**Provided data**
──────────────────────────────

constexpr int SCHUR_RCH = 80;
constexpr int SCHUR_PASS = 16;
__global__ void __cluster_dims__(BA_SPLIT_W, 1, 1) __launch_bounds__(256) ba_schur_dmma(BaCaps C, BaDev D, int ld) {
    extern __shared__ double sA[];
    __shared__ short s_slot[32 * 32];
    __shared__ double s_red[40];
    cg::cluster_group cluster = cg::this_cluster();
    const int w = blockIdx.y, split = blockIdx.x;
    const LmState &st = D.st[w];
    if (st.done) return;
    const WinDims dm = D.dims[w];
    const int NCV = 6 * dm.K + 7, NCA = 4 * ((NCV + 1 + 3) / 4);
    const int T2 = (NCA + 15) / 16, nsuper = T2 * (T2 + 1) / 2;
    const int tid = threadIdx.x, lane = tid & 31, warp = tid >> 5, g = lane >> 2, kk = lane & 3;
    double *sphi = sA + (size_t) SCHUR_RCH * ld;
    const int b = st.lin_buf;
    const double *A = lin_AW(C, D, b, w), *hl = lin_hl(C, D, b, w);
    const double radius = st.radius;
    const int nsteps = (dm.L + 3) / 4;
    const int r_beg = 4 * (int) ((long long) nsteps * split / BA_SPLIT_W), r_end = min(dm.L, 4 * (int) ((long long) nsteps * (split + 1) / BA_SPLIT_W));
    const int npass = (nsuper + SCHUR_PASS - 1) / SCHUR_PASS;
    gram2_slots(C, D, w, dm.K, s_slot);
    for (int pass = 0; pass < npass; pass++) {
        if (pass > 0) cluster.barrier_wait();
        int si[2], sj[2];
        bool on[2];
#pragma unroll
        for (int h2 = 0; h2 < 2; h2++) {
            const int su = (2 * pass + h2) * 8 + warp;
            on[h2] = su < nsuper;
            int a = 0, e = on[h2] ? su : 0;
            while (e >= T2 - a) e -= T2 - a, a++;
            si[h2] = a, sj[h2] = a + e;
        }
        double acc[2][4][2];
#pragma unroll
        for (int h2 = 0; h2 < 2; h2++)
#pragma unroll
            for (int q = 0; q < 4; q++) acc[h2][q][0] = acc[h2][q][1] = 0;
        for (int r0 = r_beg; r0 < r_end; r0 += SCHUR_RCH) {
            const int nr = min(SCHUR_RCH, r_end - r0), nr4 = (nr + 3) & ~3;
            __syncthreads();
            for (int rb = warp; rb < nr4; rb += 8 * 4) {
                double v[4][3];
#pragma unroll
                for (int u = 0; u < 4; u++) {
                    const int rr = rb + 8 * u;
#pragma unroll
                    for (int cchunk = 0; cchunk < 3; cchunk++) {
                        const int c = lane + 32 * cchunk;
                        v[u][cchunk] = (rr < nr && c < NCA) ? A[(size_t) (r0 + rr) * C.NCA + c] : 0.0;
                    }
                }
#pragma unroll
                for (int u = 0; u < 4; u++) {
                    const int rr = rb + 8 * u;
#pragma unroll
                    for (int cchunk = 0; cchunk < 3; cchunk++) {
                        const int c = lane + 32 * cchunk;
                        if (rr < nr4 && c < ld) sA[(size_t) rr * ld + c] = v[u][cchunk];
                    }
                }
                for (int c = lane + 96; c < ld; c += 32)
                    for (int u = 0; u < 4; u++) {
                        const int rr = rb + 8 * u;
                        if (rr < nr4) sA[(size_t) rr * ld + c] = (rr < nr && c < NCA) ? A[(size_t) (r0 + rr) * C.NCA + c] : 0.0;
                    }
            }
            for (int rr = tid; rr < nr4; rr += 256) {
                double ph = 0;
                if (rr < nr) {
                    const int l = r0 + rr;
                    const double sl = D.scale_l[(size_t) w * C.L + l], hs = sl * sl * hl[l];
                    ph = sl * sl / (hs + fmin(fmax(hs, 1e-6), 1e32) / radius);
                }
                sphi[rr] = ph;
            }
            __syncthreads();
            for (int ks = 0; ks < nr4 / 4; ks++) {
                const double *row = sA + (size_t) (4 * ks + kk) * ld;
                const double ph = sphi[4 * ks + kk];
#pragma unroll
                for (int h2 = 0; h2 < 2; h2++) {
                    if (!on[h2]) continue;
                    const double xb0 = row[16 * sj[h2] + g], xb1 = row[16 * sj[h2] + 8 + g];
                    const double a0 = row[16 * si[h2] + g] * ph, a1 = row[16 * si[h2] + 8 + g] * ph;
                    dmma884(acc[h2][0][0], acc[h2][0][1], a0, xb0);
                    dmma884(acc[h2][1][0], acc[h2][1][1], a0, xb1);
                    dmma884(acc[h2][2][0], acc[h2][2][1], a1, xb0);
                    dmma884(acc[h2][3][0], acc[h2][3][1], a1, xb1);
                }
            }
        }
        __syncthreads();
#pragma unroll
        for (int h2 = 0; h2 < 2; h2++) {
            if (!on[h2]) continue;
#pragma unroll
            for (int q = 0; q < 4; q++)
#pragma unroll
                for (int e = 0; e < 2; e++) sA[(h2 * 8 + warp) * 256 + 64 * q + 32 * e + lane] = acc[h2][q][e];
        }
        cluster.sync();
        const int nslot = min(SCHUR_PASS, nsuper - SCHUR_PASS * pass);
        double cw[SCHUR_PASS / BA_SPLIT_W];
#pragma unroll
        for (int j = 0; j < SCHUR_PASS / BA_SPLIT_W; j++) {
            const int sl = split + BA_SPLIT_W * j;
            double p[BA_SPLIT_W];
#pragma unroll
            for (int k = 0; k < BA_SPLIT_W; k++) p[k] = sl < nslot ? cluster.map_shared_rank(sA, k)[sl * 256 + tid] : 0.0;
            cw[j] = 0;
#pragma unroll
            for (int k = 0; k < BA_SPLIT_W; k++) cw[j] += p[k];
        }
        cluster.barrier_arrive();
        const int q = tid >> 6, r_in = 8 * (q >> 1) + ((tid & 31) >> 2), c_in = 8 * (q & 1) + 2 * (tid & 3) + ((tid >> 5) & 1);
#pragma unroll
        for (int j = 0; j < SCHUR_PASS / BA_SPLIT_W; j++) {
            const int sl = split + BA_SPLIT_W * j;
            if (sl >= nslot) break;
            int a = 0, e = SCHUR_PASS * pass + sl;
            while (e >= T2 - a) e -= T2 - a, a++;
            const int r = 16 * a + r_in, cc = 16 * (a + e) + c_in;
            if (r <= cc && cc <= NCV) schur_store(C, D, b, w, dm.K, s_slot, r, cc, cw[j]);
        }
    }
    if (split == 0 && D.S.split) schur_scalars(C, D, w, dm, s_red);
    cluster.barrier_wait();
}

constexpr double IMU_GB_STD = 7200 / 3600.0 * 3.14159265358979323846 / 180.0;
constexpr double IMU_AB_STD = 2.0e4 * 1.0e-5;

__device__ void imu_factor_warp(const double *blob, const double *U, const double *pose0, const double *mix0, const double *pose1,
                                const double *mix1, bool want_j, double *rw, double *Jw, int lane) {
    __shared__ ImuMid s_mid[16];
    double *raw_r = rw + 15;
    const int wslot = (threadIdx.x >> 5) & 15;
    if (want_j)
        for (int e = lane; e < 450; e += 32) Jw[e] = 0;
    __syncwarp();
    if (lane == 0) {
        ImuMid M;
        imu_residual_raw(blob, pose0, mix0, pose1, mix1, raw_r, M);
        if (want_j) imu_jacobian_raw(blob, M, Jw);
        s_mid[wslot] = M;
    }
    __syncwarp();
    if (want_j && lane < 30) {
        for (int i = 0; i < 15; i++) {
            double s = 0;
            for (int k = i; k < 15; k++) s += U[i * 15 + k] * Jw[k * 30 + lane];
            Jw[i * 30 + lane] = s;
        }
    }
    if (lane < 15) {
        double s = 0;
        for (int k = lane; k < 15; k++) s += U[lane * 15 + k] * raw_r[k];
        rw[lane] = s;
    }
    __syncwarp();
}

__device__ void marg_dx(const BaCaps &C, const BaDev &D, int w, const WinDims &dm, const double *pose, const double *mix, const double *ext, double *dx,
                        int *colmap, int tid, int nthreads) {
    const int *type = D.marg_type + (size_t) w * BA_MARG_MAXB, *node = D.marg_node + (size_t) w * BA_MARG_MAXB;
    const double *x0 = D.marg_x0 + (size_t) w * BA_MARG_MAXB * 9;
    if (tid == 0) {
        int col = 0, xo = 0;
        for (int b = 0; b < dm.marg_nb; b++) {
            int t = type[b], nd = node[b];
            if (t == 0 || t == 2) {
                const double *x = t == 0 ? pose + nd * 7 : ext;
                const double *xl = x0 + xo;
                Q dq = qmul(qinv(pose_q(xl)), pose_q(x));
                V3 a = 2.0 * qv(dq);
                if (dq.w < 0) a = -a;
                for (int k = 0; k < 3; k++) dx[col + k] = x[k] - xl[k];
                dx[col + 3] = a.x, dx[col + 4] = a.y, dx[col + 5] = a.z;
                int base = t == 0 ? col_pose(nd) : col_ext(dm.K);
                for (int k = 0; k < 6; k++) colmap[col + k] = (t == 2 && dm.ext_const) ? -1 : base + k;
                col += 6, xo += 7;
            } else if (t == 1) {
                for (int k = 0; k < 9; k++) dx[col + k] = mix[nd * 9 + k] - x0[xo + k], colmap[col + k] = col_mix(dm.K, nd) + k;
                col += 9, xo += 9;
            } else {
                dx[col] = ext[7] - x0[xo];
                colmap[col] = dm.td_const ? -1 : col_td(dm.K);
                col += 1, xo += 1;
            }
        }
    }
}

__device__ __forceinline__ void red_add(double *p, double v) { asm volatile("red.global.add.f64 [%0], %1;" ::"l"(p), "d"(v) : "memory"); }

__device__ double cam_factors(const BaCaps &C, const BaDev &D, int w, const WinDims &dm, const double *pose, const double *mix, const double *ext,
                              bool lin, int b, double *smem) {
// ... 672 lines not shown
    const LmState &st = D.st[w];
    if (st.done || !st.step_valid) return;
    const WinDims dm = D.dims[w];
    const double *pose = D.pose_c + (size_t) w * C.K * 7, *ext = D.ext_c + (size_t) w * 8, *rho = D.rho_c + (size_t) w * C.L;
    double *part = D.cost_part + (size_t) w * (nblk_vis + 1);
    const int q = blockIdx.x * 256 + threadIdx.x;
    __shared__ double s_frame[BA_MAX_NODES + 1][NODE_FRAME_LD];
    if ((int) threadIdx.x <= dm.K) node_frame((int) threadIdx.x < dm.K ? pose + threadIdx.x * 7 : ext, s_frame[threadIdx.x]);
    __syncthreads();
    double cost = 0;
    int4 meta = make_int4(0, 0, 0, 0);
    if (q < dm.F) meta = ((const int4 *) D.f_meta_s)[(size_t) w * C.F + q];
    if (q < dm.F && D.f_active[(size_t) w * C.F + meta.w]) {
        double r[2];
        reproj_eval_frames(s_frame[meta.y], s_frame[meta.z], s_frame[dm.K], rho[meta.x], ext[7], D.f_const_s + ((size_t) w * C.F + q) * 14, dm.reproj_sinv,
                           false, r, nullptr, nullptr, nullptr, nullptr, nullptr);
        double sq = r[0] * r[0] + r[1] * r[1], sc;
        if (dm.reproj_huber)
            huber(sq, cost, sc);
        else
            cost = 0.5 * sq;
    }
    cost = block_sum(cost, s_red);
    if (threadIdx.x == 0) part[blockIdx.x] = cost;
}

__global__ void __launch_bounds__(128) ba_accept(BaCaps C, BaDev D) {
    __shared__ int s_accept;
    __shared__ double s_camsq, s_rhosq;
    __shared__ double s_red[40];
    const int w = blockIdx.x, tid = threadIdx.x;
    LmState &st = D.st[w];
    if (st.done) return;
    const WinDims dm = D.dims[w];
    const double *R2 = D.red2 + (size_t) w * 4;
    {
        const double *pose = D.pose + (size_t) w * C.K * 7, *mix = D.mix + (size_t) w * C.K * 9, *ext = D.ext + (size_t) w * 8;
        double s = 0;
        for (int e = tid; e < dm.K * 7; e += 128) s += pose[e] * pose[e];
        for (int e = tid; e < dm.K * 9; e += 128) s += mix[e] * mix[e];
        if (tid < 7 && !dm.ext_const) s += ext[tid] * ext[tid];
        if (tid == 7 && !dm.td_const) s += ext[7] * ext[7];
        s = block_sum(s, s_red);
        double q = 0;
        for (int l = tid; l < dm.L; l += 128) q += D.rho[(size_t) w * C.L + l] * D.rho[(size_t) w * C.L + l];
        q = block_sum(q, s_red);
        if (tid == 0) s_camsq = s, s_rhosq = q;
    }
    extern __shared__ double s_warp[];
    const int lane = tid & 31, warp = tid >> 5, ngrp = (dm.F + 31) / 32;
    if (st.step_valid) {
        const double *costf = lin_costf(C, D, 1 - st.lin_buf, w);
        const int4 *meta = (const int4 *) D.f_meta_s + (size_t) w * C.F;
#pragma unroll 4
        for (int g = warp; g < ngrp; g += 4) {
            const int q = 32 * g + lane;
            double v = q < dm.F ? costf[meta[q].w] : 0.0;
            for (int o = 16; o > 0; o >>= 1) v += __shfl_down_sync(0xffffffffu, v, o);
            if (lane == 0) s_warp[g] = v;
        }
    }
    __syncthreads();
    if (tid == 0) {
        s_accept = 0;
        const double mcc = R2[0], sn = R2[1], nfin = R2[2];
        double cand = 0;
        if (st.step_valid) {
            for (int g0 = 0; g0 < ngrp; g0 += 8) {
                double t = 0;
                for (int k = 0; k < 8; k++) t += g0 + k < ngrp ? s_warp[g0 + k] : 0.0;
                cand += t;
            }
            cand += st.cost_cam[1 - st.lin_buf];
        }
        if (!st.chol_ok || nfin != 0.0 || !(mcc > 0.0)) {
            st.step_valid = 0;
            st.n_invalid++;
            if (st.n_invalid >= 5) st.done = 3;
            st.radius *= 0.5;
            st.last_success = 0;
        } else {
            st.n_invalid = 0;
            st.model_cost_change = mcc;
            st.step_norm = sqrt(sn);
            st.x_norm = sqrt(s_camsq + s_rhosq);
            st.cand_cost = cand;
            if (st.step_norm <= 1e-8 * (st.x_norm + 1e-8)) {
                st.done = 2;
            } else if (fabs(st.x_cost - cand) <= 1e-6 * st.x_cost) {
                st.done = 2;
            } else {
                const double rel = (st.x_cost - cand) / mcc;
                if (rel > 1e-3) {
                    s_accept = 1;
                    st.n_success++;
                    double t = 2.0 * rel - 1.0;
                    st.radius = fmin(1e16, st.radius / fmax(1.0 / 3.0, 1.0 - t * t * t));
                    st.decrease_factor = 2.0;
                    st.last_success = 1;
                    st.fresh_lin = 1;
                    st.lin_buf ^= 1;
                } else {
                    st.radius = st.radius / st.decrease_factor;
                    st.decrease_factor *= 2.0;
                    st.last_success = 0;
                    st.need_lin = 0;
                }
            }
        }
    }
    __syncthreads();
    if (!s_accept) return;
    double *pose = D.pose + (size_t) w * C.K * 7, *mix = D.mix + (size_t) w * C.K * 9, *ext = D.ext + (size_t) w * 8, *rho = D.rho + (size_t) w * C.L;
    const double *pose_c = D.pose_c + (size_t) w * C.K * 7, *mix_c = D.mix_c + (size_t) w * C.K * 9, *ext_c = D.ext_c + (size_t) w * 8, *rho_c = D.rho_c + (size_t) w * C.L;
    for (int e = tid; e < dm.K * 7; e += 128) pose[e] = pose_c[e];
    for (int e = tid; e < dm.K * 9; e += 128) mix[e] = mix_c[e];
    if (tid < 8) ext[tid] = ext_c[tid];
    for (int e = tid; e < dm.L; e += 128) rho[e] = rho_c[e];
}

__global__ void ba_reset_state(BaDev D, LmState *save, int n, int max_iter) {
    int w = blockIdx.x * blockDim.x + threadIdx.x;
    if (w >= n) return;
    if (save) save[w] = D.st[w];
    LmState st;
    memset(&st, 0, sizeof(st));
    st.radius = 1e4, st.decrease_factor = 2.0;
    st.need_lin = 1, st.fresh_lin = 1, st.first = 1, st.last_success = 1, st.max_iter = max_iter;
    D.st[w] = st;
}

──────────────────────────────

**Exercise description**
The lines of the data, from the first through the one containing "int si[2], sj[2];", are to be transcribed exactly.

**Answer to the problem**
constexpr int SCHUR_RCH = 80;
constexpr int SCHUR_PASS = 16;
__global__ void __cluster_dims__(BA_SPLIT_W, 1, 1) __launch_bounds__(256) ba_schur_dmma(BaCaps C, BaDev D, int ld) {
    extern __shared__ double sA[];
    __shared__ short s_slot[32 * 32];
    __shared__ double s_red[40];
    cg::cluster_group cluster = cg::this_cluster();
    const int w = blockIdx.y, split = blockIdx.x;
    const LmState &st = D.st[w];
    if (st.done) return;
    const WinDims dm = D.dims[w];
    const int NCV = 6 * dm.K + 7, NCA = 4 * ((NCV + 1 + 3) / 4);
    const int T2 = (NCA + 15) / 16, nsuper = T2 * (T2 + 1) / 2;
    const int tid = threadIdx.x, lane = tid & 31, warp = tid >> 5, g = lane >> 2, kk = lane & 3;
    double *sphi = sA + (size_t) SCHUR_RCH * ld;
    const int b = st.lin_buf;
    const double *A = lin_AW(C, D, b, w), *hl = lin_hl(C, D, b, w);
    const double radius = st.radius;
    const int nsteps = (dm.L + 3) / 4;
    const int r_beg = 4 * (int) ((long long) nsteps * split / BA_SPLIT_W), r_end = min(dm.L, 4 * (int) ((long long) nsteps * (split + 1) / BA_SPLIT_W));
    const int npass = (nsuper + SCHUR_PASS - 1) / SCHUR_PASS;
    gram2_slots(C, D, w, dm.K, s_slot);
    for (int pass = 0; pass < npass; pass++) {
        if (pass > 0) cluster.barrier_wait();
        int si[2], sj[2];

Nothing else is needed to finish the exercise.